Vivian richtete sich mühsam auf. Sie taumelte weiter, strauchelte und rappelte sich wieder hoch. Ein Blick über die Schulter zeigte ihr, daß Ulthars Geschöpfe trotz ihrer zahlenmäßigen Unterlegenheit den Kampf immer mehr für sich entschieden, obwohl die Echsenkreaturen mit unglaublicher Wut und dem Mut der Verzweiflung kämpften, immer wieder ihre schrecklichen Fänge und die messerscharfen Krallen einzusetzen versuchten. Aber Vivian hatte selbst erlebt, daß die Spiegelwesen so gut wie unbesiegbar waren, sich jede ihnen geschlagene Wunde sofort wieder schloß. Lange würde der Kampf nicht mehr dauern.

Sie lief weiter, so schnell sie konnte. Ihre Beine drohten immer wieder unter ihr wegzuknicken, aber Angst und Verzweiflung gaben ihr neue Kraft und ließen sie weitertaumeln.

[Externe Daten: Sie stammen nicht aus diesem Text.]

# xp3i4/linear

Measured on AMD Instinct MI355X. Metric: reads/sec (whole node) + HBM GB/s on seed lookup, 10 kb reads vs GRCh38, higher is better.
Workload: dtype u64

## Files before the change

### linear_amd/csrc/lnr_api.hip

```cpp
#include <cstring>
#include <rocprim/device/device_radix_sort.hpp>
#include "lnr_kernels.hip"
#include "lnr_gap_args.h"
#include "../../include/linear_amd.h"

#include <algorithm>
#include <dlfcn.h>
#include <chrono>
#include <cstdio>
#include <cstdlib>
#include <atomic>
#include <condition_variable>
#include <deque>
#include <memory>
#include <mutex>
#include <string>
#include <thread>
#include <vector>

using namespace lnr;

#include "lnr_host_util.h"
#include "lnr_ctx.h"
#include "lnr_index.h"
// ... 176 lines not shown
        case LNR_ERR_NO_DEVICE: return "no usable HIP device (this library has no CPU path)";
        case LNR_ERR_HIP: return "HIP runtime error";
        case LNR_ERR_NOMEM: return "out of memory";
        case LNR_ERR_NO_INDEX: return "index not built";
        case LNR_ERR_LIMIT: return "input exceeds a format limit";
        case LNR_ERR_UNSUPPORTED: return "option not supported by this build";
        case LNR_ERR_INTERNAL: return "internal capacity overflow";
    }
    return "unknown status";
}
const char *lnr_last_error(const lnr_ctx *ctx) { return ctx ? const_cast<lnr_ctx *>(ctx)->err.show() : "null context"; }

lnr_status lnr_create(const lnr_opts *opts, lnr_ctx **out) {
    if (!out) return LNR_ERR_ARG;
    *out = nullptr;
    lnr_opts o;
    if (opts) o = *opts; else lnr_opts_default(&o);
    if ((o.index_type != 1 && o.index_type != 2) || o.feature_type != 2 || (o.preset != 1 && o.preset != 2) || o.dup > 1) return LNR_ERR_UNSUPPORTED;
    int ndev = 0;
    if (hipGetDeviceCount(&ndev) != hipSuccess || ndev <= 0) { (void)hipGetLastError(); return LNR_ERR_NO_DEVICE; }
    int dev = o.device;
    if (dev < 0) { if (hipGetDevice(&dev) != hipSuccess) return LNR_ERR_NO_DEVICE; }
    if (dev >= ndev) return LNR_ERR_ARG;
    int prev_dev = -1;
    (void)hipGetDevice(&prev_dev);
    if (hipSetDevice(dev) != hipSuccess) return LNR_ERR_NO_DEVICE;
    struct Restore { int d; ~Restore() { if (d >= 0) (void)hipSetDevice(d); } } restore_{prev_dev == dev ? -1 : prev_dev};
    lnr_ctx *ctx = new (std::nothrow) lnr_ctx();
    if (!ctx) return LNR_ERR_NOMEM;
    ctx->opts = o;
    ctx->device = dev;
    ctx->tun = tuning_from_env(dev);
    ctx->lane1_nomem_test = ctx->tun.lane1_nomem;
    ctx->lane[0] = lane_create(ctx, 0);
    bool ok = ctx->lane[0] && ctx->s_copy.create() && ctx->s_down.create() && ctx->ev_down.create() == hipSuccess && ctx->ev_done.create() == hipSuccess;
    if (!ok) { (void)hipGetLastError(); lnr_destroy(ctx); return LNR_ERR_HIP; }
    *out = ctx;
    return LNR_OK;
}

void lnr_destroy(lnr_ctx *ctx) {
    if (!ctx) return;
    (void)hipSetDevice(ctx->device);
    { std::lock_guard<std::mutex> g(ctx->mu); ctx->quit = true; }
    ctx->cv.notify_all();
    for (auto &L : ctx->lane) if (L && L->th.joinable()) L->th.join();
    ctx->s_copy.sync(); ctx->s_down.sync();
    delete ctx;
}

lnr_status lnr_filter_batch_dev(lnr_ctx *ctx, const uint8_t *d_reads, const uint64_t *d_off, uint32_t n, lnr_cords_dev *out) {
    if (!ctx || !d_off || (n && !d_reads)) return LNR_ERR_ARG;
    DevGuard dg_(ctx->device);
    if (in_flight(ctx)) { ctx->err = "batches submitted with lnr_filter_submit are still in flight"; return LNR_ERR_ARG; }
    return lane0_result(ctx, filter_dev(ctx->lane[0].get(), d_reads, d_off, n, out));
}
lnr_status lnr_last_gaps(lnr_ctx *ctx, lnr_gaps *out) {
    if (!ctx || !out) return LNR_ERR_ARG;
    DevGuard dg_(ctx->device);
    if (!ctx->tickets.empty()) { ctx->err = "lnr_last_gaps: batches are in flight (a worker is writing the per-read arrays)"; return LNR_ERR_ARG; }
    Lane *L = ctx->lane[0].get();
    u32 n = L->last_n;
    out->n_reads = n; out->n_gaps = 0; out->gap_off = nullptr; out->gaps = nullptr;
    ctx->h_gap_off.assign((size_t)n + 1, 0);
    ctx->h_gap_pairs.clear();
    if (n && L->last_gaps_off.size() == n) {
// ... 193 lines not shown
```

### linear_amd/csrc/lnr_ctx.h

```cpp
#pragma once
#include "lnr_handover.h"

struct lnr_ctx;

namespace {

struct Index {
    bool has_index = false;
    lnr_index_info info{};
    std::vector<u64> seq_len, seq_off, f2_off;
    u32 nbins = 0;
    DevBuf g, dir, hs, f2, d_seq_off, d_f2_off, d_seq_len;
    DevBuf bm, bl, ov;
    DevBuf hx_nkeys, hx_nvals; u32 hx_nnodes = 0; u64 hx_empty_dir = 0;
};

struct Tuning {
    size_t job_lds_bytes = 6 * 1024;
    u32 heavy_lds_kb = 48;
    u32 mid_cap = 6144, mid_lds_kb = 24;
    u32 heavy_cap = 0xffffffffu;
    u32 heavy_cap_r1 = 7000, mid_cap_r1 = 3000;
    u32 stop_after = 0;
    u32 mid_waves = 0;
    bool mid_cap_env = false;
    int seed_bm = -1;
    u32 prep_threads = 256;
    u32 prep_grid = 4096;
    u32 bulk_delay_ticks = 10000;
    u32 cap_shrink = 1;
    u32 seed_lds_pad = 0;
    u32 gap_arena2_mb = 64;
    u32 gap_teams = 96, ncu = 0;
    u32 gap_heavy_w = 60000;
    u64 gap_work_cap = 3000000;
    u32 nlanes = 2;
    int lane1_prio = 1;
    bool lane1_nomem = false;
    bool handover_gate = true;
    u64 gaps_spec = 0;
};

Tuning tuning_from_env(int device) {
    Tuning t;
    if (const char *e = getenv("LNR_LANES")) { long v = atol(e); if (v == 1 || v == 2) t.nlanes = (u32)v; }
    if (const char *e = getenv("LNR_LANE1_NOMEM")) t.lane1_nomem = atoi(e) != 0;
    if (const char *e = getenv("LNR_HANDOVER_GATE")) t.handover_gate = atoi(e) != 0;
    if (const char *e = getenv("LNR_GAPS_SPEC")) { long long v = atoll(e); if (v >= 1) t.gaps_spec = (u64)v; }
    if (const char *e = getenv("LNR_LANE1_PRIO")) { long v = atol(e); if (v >= -1 && v <= 1) t.lane1_prio = (int)v; }
    if (const char *e = getenv("LNR_CAP_SHRINK")) { long v = atol(e); if (v >= 1 && v <= 4096) t.cap_shrink = (u32)v; }
    if (const char *e = getenv("LNR_GAP_TEAMS")) { long v = atol(e); if (v >= 1 && v <= 4096) t.gap_teams = (u32)v; }
// ... 125 lines not shown
```

### linear_amd/csrc/lnr_hd.h

```cpp
#pragma once
#include <stdint.h>
#include <limits.h>
#include "ref_sort.h"

namespace lnr {

typedef uint64_t u64;
typedef int64_t i64;
typedef uint32_t u32;
typedef int32_t i32;
typedef uint16_t u16;
typedef uint8_t u8;

struct UP { u64 first, second; };
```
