@@ -2772,6 +2792,39 @@
     return PHYLO_OK;
 }
 
+int phylo_debug_site_patterns(const uint8_t* codes, int N, int S, int32_t* U, int32_t* rep, uint16_t* image, uint32_t* rep_off,
+                              uint8_t* rep_leaf, int64_t rep_leaf_cap) {
+    if (N < 1 || S < 1 || !codes || !U) return fail(nullptr, PHYLO_EINVAL, "phylo_debug_site_patterns: bad arguments");
+    std::vector<int32_t> pat((size_t)S), rp((size_t)S);
+    *U = pk_pat_columns(codes, N, S, pat.data(), rp.data());
+    if (rep) memcpy(rep, rp.data(), (size_t)*U * sizeof(int32_t));
+    if (image && *U <= PK_PAT_IMAGE_MAX_U) pk_pat_pack_image(pat.data(), S, *U, image);
+    if (rep_off && *U <= PK_PAT_MAX_U) pk_pat_rep_offsets(rp.data(), *U, rep_off);
+    if (rep_leaf && *U <= PK_PAT_MAX_U) {
+        if (rep_leaf_cap < (int64_t)pk_packed_bytes(N, *U))
+            return fail(nullptr, PHYLO_EINVAL, "phylo_debug_site_patterns: the representative leaf image takes %lld bytes (got %lld)",
+                        (long long)pk_packed_bytes(N, *U), (long long)rep_leaf_cap);
+        pk_pat_rep_leaf_image(codes, N, S, rp.data(), *U, rep_leaf, pk_packed_leaf_bytes(*U));
+    }
+    return PHYLO_OK;
+}
+
+int phylo_debug_site_patterns_rule(int S, int U, int coded, int ntiles, int sw) {
+    if (S < 1 || U < 0 || ntiles < 1 || sw < PK_PAT_OFF || sw > PK_PAT_FORCE) {
+        (void)fail(nullptr, PHYLO_EINVAL, "phylo_debug_site_patterns_rule: bad arguments");
+        return -1;
+    }
+    return pk_pat_take(S, U, coded != 0, ntiles, sw) ? 1 : 0;
+}
+
+int phylo_debug_site_patterns_of(phylo_ctx* c, int32_t* U, int32_t* taken) {
+    if (!c || !U || !taken) return fail(c, PHYLO_EINVAL, "phylo_debug_site_patterns_of: NULL argument");
+    if (!c->have_leaves) return fail(c, PHYLO_ESTATE, "phylo_debug_site_patterns_of needs leaves");
+    *U = c->pat_U;
+    *taken = pat_on(c) ? 1 : 0;
+    return PHYLO_OK;
+}
+
 int phylo_debug_tree_plan(int N, int K, int G, int world, int64_t n_clades, int64_t n_topologies, int kept_whole, int64_t summary_temp,
                           int64_t branches_temp, int64_t* scalars, int64_t* summary_slab, int64_t* branches_slab, int32_t* sort_bits,
                           int32_t* launches) {
diff --git a/phylo_amd/csrc/phylo_kernels.h b/phylo_amd/csrc/phylo_kernels.h
--- a/phylo_amd/csrc/phylo_kernels.h
+++ b/phylo_amd/csrc/phylo_kernels.h
@@ -4,6 +4,7 @@
 
 #include "phylo_math.h"
 #include "phylo_packed_codes.h"
+#include "phylo_site_patterns.h"
 
 #define PK_COLS 256
 #define PK_AUX 8
@@ -1606,6 +1607,95 @@
     }
     return pm_lp_flag_set(flag);
 }
+typedef __attribute__((address_space(1))) const unsigned int pk_gu32c;
+template <bool CL, bool CR>
+__device__ __forceinline__ void pk_pat_rows(pk_rowregs& x, const char* bl, const char* br, unsigned int off) {
+    if constexpr (!CL) { x.l0 = *(pk_gu4c*)(bl + off); x.l1 = *(pk_gu4c*)(bl + off + 16u); }
+    if constexpr (!CR) { x.r0 = *(pk_gu4c*)(br + off); x.r1 = *(pk_gu4c*)(br + off + 16u); }
+}
+template <bool CL, bool CR>
+__device__ __forceinline__ void pk_pat_entry(pk_rowregs& X, unsigned int code, unsigned int u, unsigned int U, const double (&Pl)[16],
+                                             const double (&Pr)[16], const double (*tabL)[4], const double (*tabR)[4],
+                                             const double (&pi)[4], double* ulik, pm_lp_flag& flag) {
+    if constexpr (CL) X.cl = code;
+    if constexpr (CR) X.cr = code;
+    double x = pk_rows_lik<CL, CR>(X, Pl, Pr, tabL, tabR, nullptr, pi);
+    x = u < U ? x : 1.0;
+    flag.f = pm_min_u32(flag.f, pm_lp_key(x));
+    ulik[u] = x;
+}
+template <bool CL, bool CR>
+__device__ __forceinline__ void pk_pat_phase1(int U, const char* bl, const char* br, const char* rl, const char* roff,
+                                              const double (&Pl)[16], const double (&Pr)[16], const double (*tabL)[4],
+                                              const double (*tabR)[4], const double (&pi)[4], double* ulik, pm_lp_flag& flag) {
+    static_assert(!(CL && CR), "an uncoded side");
+    const int nU = __builtin_amdgcn_readfirstlane((U + 63) >> 6);
+    unsigned int u = threadIdx.x & 63u;
+    unsigned long long lo = 0;
+    if constexpr (CL || CR) {
+        const pk_u4 q = *(pk_gu4c*)(rl + u * 16u);
+        lo = (unsigned long long)q.x | ((unsigned long long)q.y << 32);
+    }
+    pk_rowregs A, B;
+    unsigned int ro = *(pk_gu32c*)(roff + u * 4u);
+    pk_pat_rows<CL, CR>(A, bl, br, ro);
+    ro = *(pk_gu32c*)(roff + (u + 64u) * 4u);
+    #pragma unroll 1
+    for (int t = 0; t < (nU >> 1); ++t, u += 128u) {
+        pk_pat_rows<CL, CR>(B, bl, br, ro);
+        ro = *(pk_gu32c*)(roff + (u + 128u) * 4u);
+        const unsigned int cw = (unsigned int)lo;
+        pk_pat_entry<CL, CR>(A, cw & 0xffu, u, (unsigned int)U, Pl, Pr, tabL, tabR, pi, ulik, flag);
+        pk_pat_rows<CL, CR>(A, bl, br, ro);
+        ro = *(pk_gu32c*)(roff + (u + 192u) * 4u);
+        pk_pat_entry<CL, CR>(B, (cw >> 8) & 0xffu, u + 64u, (unsigned int)U, Pl, Pr, tabL, tabR, pi, ulik, flag);
+        lo >>= 16;
+    }
+    if (nU & 1) pk_pat_entry<CL, CR>(A, (unsigned int)lo & 0xffu, u, (unsigned int)U, Pl, Pr, tabL, tabR, pi, ulik, flag);
+    if (threadIdx.x == 0) ulik[U] = 1.0;
+}
+__device__ __forceinline__ void pk_pat_request(pk_u4& n0, pk_u4& n1, const char* pimg, int Jc) {
+    const unsigned int o = (unsigned int)Jc * (2u * PK_PAT_HALF_BYTES) + (threadIdx.x & 63u) * 16u;
+    n0 = *(pk_gu4c*)(pimg + o);
+    n1 = *(pk_gu4c*)(pimg + o + (unsigned int)PK_PAT_HALF_BYTES);
+}
+__device__ __forceinline__ void pk_pat_walk(int s1, const char* pimg, pk_u4 n0, pk_u4 n1, const double* ulik, pm_lp& col, pm_lp_flag& flag) {
+    const char* ub = (const char*)ulik;
+    int n = __builtin_amdgcn_readfirstlane((s1 + 63) >> 6), Jc = 0;
+    #pragma unroll 1
+    for (;;) {
+        const unsigned int w[8] = {n0.x, n0.y, n0.z, n0.w, n1.x, n1.y, n1.z, n1.w};
+        if (n > 16) pk_pat_request(n0, n1, pimg, Jc + 1);
+#pragma unroll
+        for (int j = 0; j < 16; j += 2) {
+            if (n < j + 2) {
+                if (n == j + 1) pm_lp_mul_normal(col, *(const double*)(ub + (w[j >> 1] & 0xffffu)));
+                break;
+            }
+            const double xa = *(const double*)(ub + (w[j >> 1] & 0xffffu));
+            const double xb = *(const double*)(ub + (w[j >> 1] >> 16));
+            pm_lp_mul2_spec_q(col, xa, xb, flag);
+        }
+        if (n <= 16) break;
+        n -= 16; ++Jc;
+    }
+}
+struct pk_pat_args { const char* pimg; const char* roff; long long rep_delta ; int U; };
+typedef __attribute__((address_space(4))) const pk_pat_args pk_pat_kargs;
+template <bool CL, bool CR>
+__device__ __forceinline__ bool pk_rows_pat(int s1, const char* bl, const char* br, const char* rl, pk_pat_kargs* pa, const double (&Pl)[16],
+                                            const double (&Pr)[16], const double (*tabL)[4], const double (*tabR)[4],
+                                            const double (&pi)[4], double* ulik, pm_lp& col) {
+    pm_lp_flag flag = pm_lp_flag_init();
+    const char* pimg = pa->pimg;
+    pk_u4 n0, n1;
+    if constexpr (CL || CR) pk_pat_request(n0, n1, pimg, 0);
+    pk_pat_phase1<CL, CR>(pa->U, bl, br, rl, pa->roff, Pl, Pr, tabL, tabR, pi, ulik, flag);
+    if constexpr (!(CL || CR)) pk_pat_request(n0, n1, pimg, 0);
+    pk_wave_lds_fence();
+    pk_pat_walk(s1, pimg, n0, n1, ulik, col, flag);
+    return pm_lp_flag_set(flag);
+}
 template <bool CL, bool CR>
 __device__ __forceinline__ pm_lp pk_rows_general_v(int s0, int s1, const char* bl, const char* br, const pk_cdbl* Pc, const pk_cdbl* pik,
                                                    double (*tabL)[4], double (*tabR)[4], double* lik25) {
@@ -1617,11 +1707,16 @@
         Pr[u] = CR ? 0.0 : Pc[16 + u];
     }
     pk_rowregs A;
-    pk_cstream c;
     pm_lp col = pm_lp_init();
-    pk_cs_request<CL, CR>(c, bl, br, s0 >> 10);
-    pk_rows_load_u<CL, CR>(A, bl, br, s0 + (int)(threadIdx.x & 63), s1);
-    pk_rows_run_packed<CL, CR>(s0, s1, bl, br, A, c, Pl, Pr, tabL, tabR, lik25, pi, col);
+    if constexpr (CL || CR) {
+        pk_cstream c;
+        pk_cs_request<CL, CR>(c, bl, br, s0 >> 10);
+        pk_rows_load_u<CL, CR>(A, bl, br, s0 + (int)(threadIdx.x & 63), s1);
+        pk_rows_run_packed<CL, CR>(s0, s1, bl, br, A, c, Pl, Pr, tabL, tabR, lik25, pi, col);
+    } else {
+        pk_rows_load<CL, CR>(A, bl, br, s0 + (int)(threadIdx.x & 63), s1);
+        pk_rows_run<CL, CR>(s0, s1, bl, br, A, Pl, Pr, tabL, tabR, lik25, pi, col);
+    }
     return col;
 }
 __device__ __forceinline__ pm_lp pk_rows_general(unsigned int fl, int s0, int s1, const char* bl, const char* br, const double* Pu,
@@ -1635,11 +1730,39 @@
     const pk_cdbl* pik = (const pk_cdbl*)pk_uniform_ptr(pi4);
     if ((fl & 3u) == 3u) return pk_rows_general_v<true, true>(s0, s1, bl, br, Pc, pik, tabL, tabR, lik25);
     if (fl & 1u) return pk_rows_general_v<true, false>(s0, s1, bl, br, Pc, pik, tabL, tabR, lik25);
-    return pk_rows_general_v<false, true>(s0, s1, bl, br, Pc, pik, tabL, tabR, lik25);
+    if (fl & 2u) return pk_rows_general_v<false, true>(s0, s1, bl, br, Pc, pik, tabL, tabR, lik25);
+    return pk_rows_general_v<false, false>(s0, s1, bl, br, Pc, pik, tabL, tabR, lik25);
+}
+template <bool CL, bool CR>
+__device__ __forceinline__ bool pk_rows_loop_pat(int s1, const char* bl, const char* br, const double* Pu, const pk_cdbl* Pc,
+                                                 double (*tabL)[4], double (*tabR)[4], const pk_cdbl* pik, pm_lp& col, pk_pat_kargs* pa,
+                                                 double* ulik) {
+    static_assert(!(CL && CR), "an uncoded side");
+    const double pi[4] = {pik[0], pik[1], pik[2], pik[3]};
+    double Pl[16], Pr[16];
+#pragma unroll
+    for (int u = 0; u < 16; ++u) {
+        Pl[u] = CL ? 0.0 : Pc[u];
+        Pr[u] = CR ? 0.0 : Pc[16 + u];
+    }
+    const char* rl = nullptr;
+    if constexpr (CL != CR) {
+#pragma unroll
+        for (int u = 0; u < 16; ++u) asm volatile("" : "+s"(CL ? Pr[u] : Pl[u]));
+        rl = (CL ? bl : br) + pa->rep_delta;
+        if constexpr (CL) pk_build_leaf_table(Pu, tabL, (int)(threadIdx.x & 63));
+        else pk_build_leaf_table(Pu + 16, tabR, (int)(threadIdx.x & 63));
+        pk_wave_lds_fence();
+    }
+    return __any(pk_rows_pat<CL, CR>(s1, bl, br, rl, pa, Pl, Pr, tabL, tabR, pi, ulik, col));
 }
 template <bool CL, bool CR>
 __device__ __forceinline__ bool pk_rows_loop_rec(int s0, int s1, const char* bl, const char* br, const double* Pu, const pk_cdbl* Pc,
-                                                 double (*tabL)[4], double (*tabR)[4], double* lik25, const pk_cdbl* pik, pm_lp& col) {
+                                                 double (*tabL)[4], double (*tabR)[4], double* lik25, const pk_cdbl* pik, pm_lp& col,
+                                                 pk_pat_kargs* pa, double* ulik) {
+    if constexpr (!(CL && CR)) {
+        if (pa->U != 0) return pk_rows_loop_pat<CL, CR>(s1, bl, br, Pu, Pc, tabL, tabR, pik, col, pa, ulik);
+    }
     const int lane = threadIdx.x & 63;
     const double pi[4] = {pik[0], pik[1], pik[2], pik[3]};
     double Pl[16], Pr[16];
@@ -1686,12 +1809,13 @@
         return false;
     }
 }
-struct pk_merge_kernarg { const unsigned long long* rec; const double* Pmat; int S, T, ntiles; double* tilev; pk_pi4 pi4; };
+struct pk_merge_kernarg { const unsigned long long* rec; const double* Pmat; int S, T, ntiles; double* tilev; pk_pi4 pi4; pk_pat_args pat; };
 __global__ __launch_bounds__(64) __attribute__((amdgpu_waves_per_eu(7, 8), amdgpu_num_vgpr(32)))
 void pk_rank_merge_nostore(const unsigned long long* __restrict__ rec, const double* __restrict__ Pmat, int S, int T, int ntiles,
-                           double* __restrict__ tilev, const pk_pi4 pi4) {
+                           double* __restrict__ tilev, const pk_pi4 pi4, const pk_pat_args pat) {
     __shared__ __attribute__((aligned(16))) double tabL[PK_PAD_CODE + 1][4], tabR[PK_PAD_CODE + 1][4];
     __shared__ double lik25[PK_PAD_CODE * 6 + 1];
+    extern __shared__ __attribute__((aligned(16))) double pk_ulik[];
     const int item = (int)blockIdx.x;
     const int k = __builtin_amdgcn_readfirstlane(ntiles == 1 ? item : item / ntiles), tau = item - k * ntiles;
     const int s0 = __builtin_amdgcn_readfirstlane(tau * T), s1 = __builtin_amdgcn_readfirstlane(s0 + T < S ? s0 + T : S);
@@ -1704,17 +1828,20 @@
     const char* bl = pk_uniform_ptr((const void*)rc[REC_BASE_L]);
     const char* br = pk_uniform_ptr((const void*)rc[REC_BASE_R]);
     PK_TOUCH4_END(fl);
-    static_assert(offsetof(pk_merge_kernarg, pi4) == 40 && sizeof(pk_merge_kernarg) == 72, "the kernel's argument segment");
+    static_assert(offsetof(pk_merge_kernarg, pi4) == 40 && offsetof(pk_merge_kernarg, pat) == 72 && sizeof(pk_merge_kernarg) == 104,
+                  "the kernel's argument segment");
+    pk_pat_kargs* pa = (pk_pat_kargs*)((__attribute__((address_space(4))) const char*)__builtin_amdgcn_kernarg_segment_ptr() +
+                                       offsetof(pk_merge_kernarg, pat));
     const pk_cdbl* pi = (const pk_cdbl*)((__attribute__((address_space(4))) const char*)__builtin_amdgcn_kernarg_segment_ptr() +
                                          offsetof(pk_merge_kernarg, pi4));
     pm_lp col = pm_lp_init();
     bool redo;
     if (fl & 1u) {
-        if (fl & 2u) redo = pk_rows_loop_rec<true, true>(s0, s1, bl, br, Pu, Pc, tabL, tabR, lik25, pi, col);
-        else redo = pk_rows_loop_rec<true, false>(s0, s1, bl, br, Pu, Pc, tabL, tabR, lik25, pi, col);
+        if (fl & 2u) redo = pk_rows_loop_rec<true, true>(s0, s1, bl, br, Pu, Pc, tabL, tabR, lik25, pi, col, pa, pk_ulik);
+        else redo = pk_rows_loop_rec<true, false>(s0, s1, bl, br, Pu, Pc, tabL, tabR, lik25, pi, col, pa, pk_ulik);
     } else {
-        if (fl & 2u) redo = pk_rows_loop_rec<false, true>(s0, s1, bl, br, Pu, Pc, tabL, tabR, lik25, pi, col);
-        else redo = pk_rows_loop_rec<false, false>(s0, s1, bl, br, Pu, Pc, tabL, tabR, lik25, pi, col);
+        if (fl & 2u) redo = pk_rows_loop_rec<false, true>(s0, s1, bl, br, Pu, Pc, tabL, tabR, lik25, pi, col, pa, pk_ulik);
+        else redo = pk_rows_loop_rec<false, false>(s0, s1, bl, br, Pu, Pc, tabL, tabR, lik25, pi, col, pa, pk_ulik);
     }
     if (redo) col = pk_rows_general(fl, s0, s1, bl, br, Pu, (const double*)pi, tabL, tabR, lik25);
     const double tot = pk_wave_tree_sum(pm_lp_finish(col));
diff --git a/phylo_amd/csrc/phylo_site_patterns.h b/phylo_amd/csrc/phylo_site_patterns.h
--- /dev/null
+++ b/phylo_amd/csrc/phylo_site_patterns.h
@@ -0,0 +1,103 @@
+#pragma once
+#include <stddef.h>
+#include <stdint.h>
+#include <string.h>
+
+#include <vector>
+
+#include "phylo_packed_codes.h"
+
+#define PK_PAT_MAX_U 512
+#define PK_PAT_REP_WORDS 1024
+#define PK_PAT_HALF_BYTES 1024
+#define PK_PAT_IMAGE_MAX_U 8191
+
+enum { PK_PAT_OFF = 0, PK_PAT_AUTO = 1, PK_PAT_FORCE = 2 };
+
+static inline size_t pk_pat_image_bytes(int S) { return (size_t)pk_packed_chunks(S) * 2 * PK_PAT_HALF_BYTES; }
+static inline size_t pk_pat_rep_bytes() { return (size_t)PK_PAT_REP_WORDS * 4; }
+static inline size_t pk_pat_offset(int N, int S) { return (pk_codes_image_bytes(N, S) + 15) & ~(size_t)15; }
+static inline size_t pk_pat_rep_offset(int N, int S) { return pk_pat_offset(N, S) + pk_pat_image_bytes(S); }
+static inline size_t pk_pat_leaf_offset(int N, int S) { return pk_pat_rep_offset(N, S) + pk_pat_rep_bytes(); }
+static inline size_t pk_leaf_image_bytes(int N, int S) { return pk_pat_leaf_offset(N, S) + pk_packed_bytes(N, S); }
+static inline size_t pk_pat_lds_bytes(int U) { return ((size_t)((U + 63) / 64) * 64 + 1) * 8; }
+
+static inline int pk_pat_columns(const uint8_t* codes, int N, int S, int32_t* pat, int32_t* rep) {
+    std::vector<uint64_t> h((size_t)S, 0xcbf29ce484222325ull);
+    for (int leaf = 0; leaf < N; ++leaf) {
+        const uint8_t* row = codes + (size_t)leaf * S;
+        for (int s = 0; s < S; ++s) h[s] = (h[s] ^ row[s]) * 0x100000001b3ull;
+    }
+    size_t cap = 16;
+    while (cap < (size_t)S * 2) cap <<= 1;
+    std::vector<int32_t> slot(cap, -1);
+    int U = 0;
+    for (int s = 0; s < S; ++s) {
+        uint64_t x = h[s];
+        x ^= x >> 29;
+        size_t i = (size_t)(x * 0x9e3779b97f4a7c15ull >> 20) & (cap - 1);
+        int u = -1;
+        for (;; i = (i + 1) & (cap - 1)) {
+            const int32_t cand = slot[i];
+            if (cand < 0) break;
+            const int r = rep[cand];
+            if (h[r] != h[s]) continue;
+            bool eq = true;
+            for (int leaf = 0; leaf < N && eq; ++leaf) eq = codes[(size_t)leaf * S + r] == codes[(size_t)leaf * S + s];
+            if (eq) { u = cand; break; }
+        }
+        if (u < 0) {
+            u = U++;
+            rep[u] = s;
+            slot[i] = u;
+        }
+        pat[s] = u;
+    }
+    return U;
+}
+static inline void pk_pat_pack_image(const int32_t* pat, int S, int U, uint16_t* image) {
+    const size_t n = pk_pat_image_bytes(S) / 2;
+    const uint16_t pad = (uint16_t)(8 * U);
+    for (size_t i = 0; i < n; ++i) image[i] = pad;
+    const int nsteps = (S + 63) / 64;
+    for (int q = 0; q < nsteps; ++q) {
+        const int cnt = S - 64 * q < 64 ? S - 64 * q : 64;
+        uint16_t* d = image + ((size_t)(q / PK_CHUNK_STEPS) * 2 + (q % PK_CHUNK_STEPS) / 8) * (PK_PAT_HALF_BYTES / 2) + q % 8;
+        const int32_t* p = pat + (size_t)64 * q;
+        for (int c = 0; c < cnt; ++c) d[c * 8] = (uint16_t)(8 * p[c]);
+    }
+}
+static inline void pk_pat_rep_offsets(const int32_t* rep, int U, uint32_t* off) {
+    for (int u = 0; u < PK_PAT_REP_WORDS; ++u) off[u] = u < U ? 32u * (uint32_t)rep[u] : 0u;
+}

Etwa fünfzig Meter vor ihr lag ein dunkler, langgestreckter Umriß auf dem Strand.

Ein Boot!

Der Anblick mobilisierte noch einmal ihre Kräfte. Sie rannte los, warf sich verzweifelt gegen den Rumpf und schob das Boot ins Wasser. Hinter ihr zerschnitt ein wütender Aufschrei die Luft, aber das registrierte sie kaum noch. Sie watete zwei, drei Meter weit ins Meer hinaus, bis das Boot genug Wasser unter dem Kiel hatte, zog sich mit letzter Kraft über den Bootsrand und schlug schmerzhaft auf den harten Planken auf. Ihre Finger tasteten müde nach dem Anlasser des Außenborders. Kaum war der Motor angesprungen, drehte sie das Boot, richtete den Bug auf den verschwommen sichtbaren Strand des Festlandes und ließ sich einfach vornüber fallen, hinein in die weichen, warmen Arme der Bewußtlosigkeit.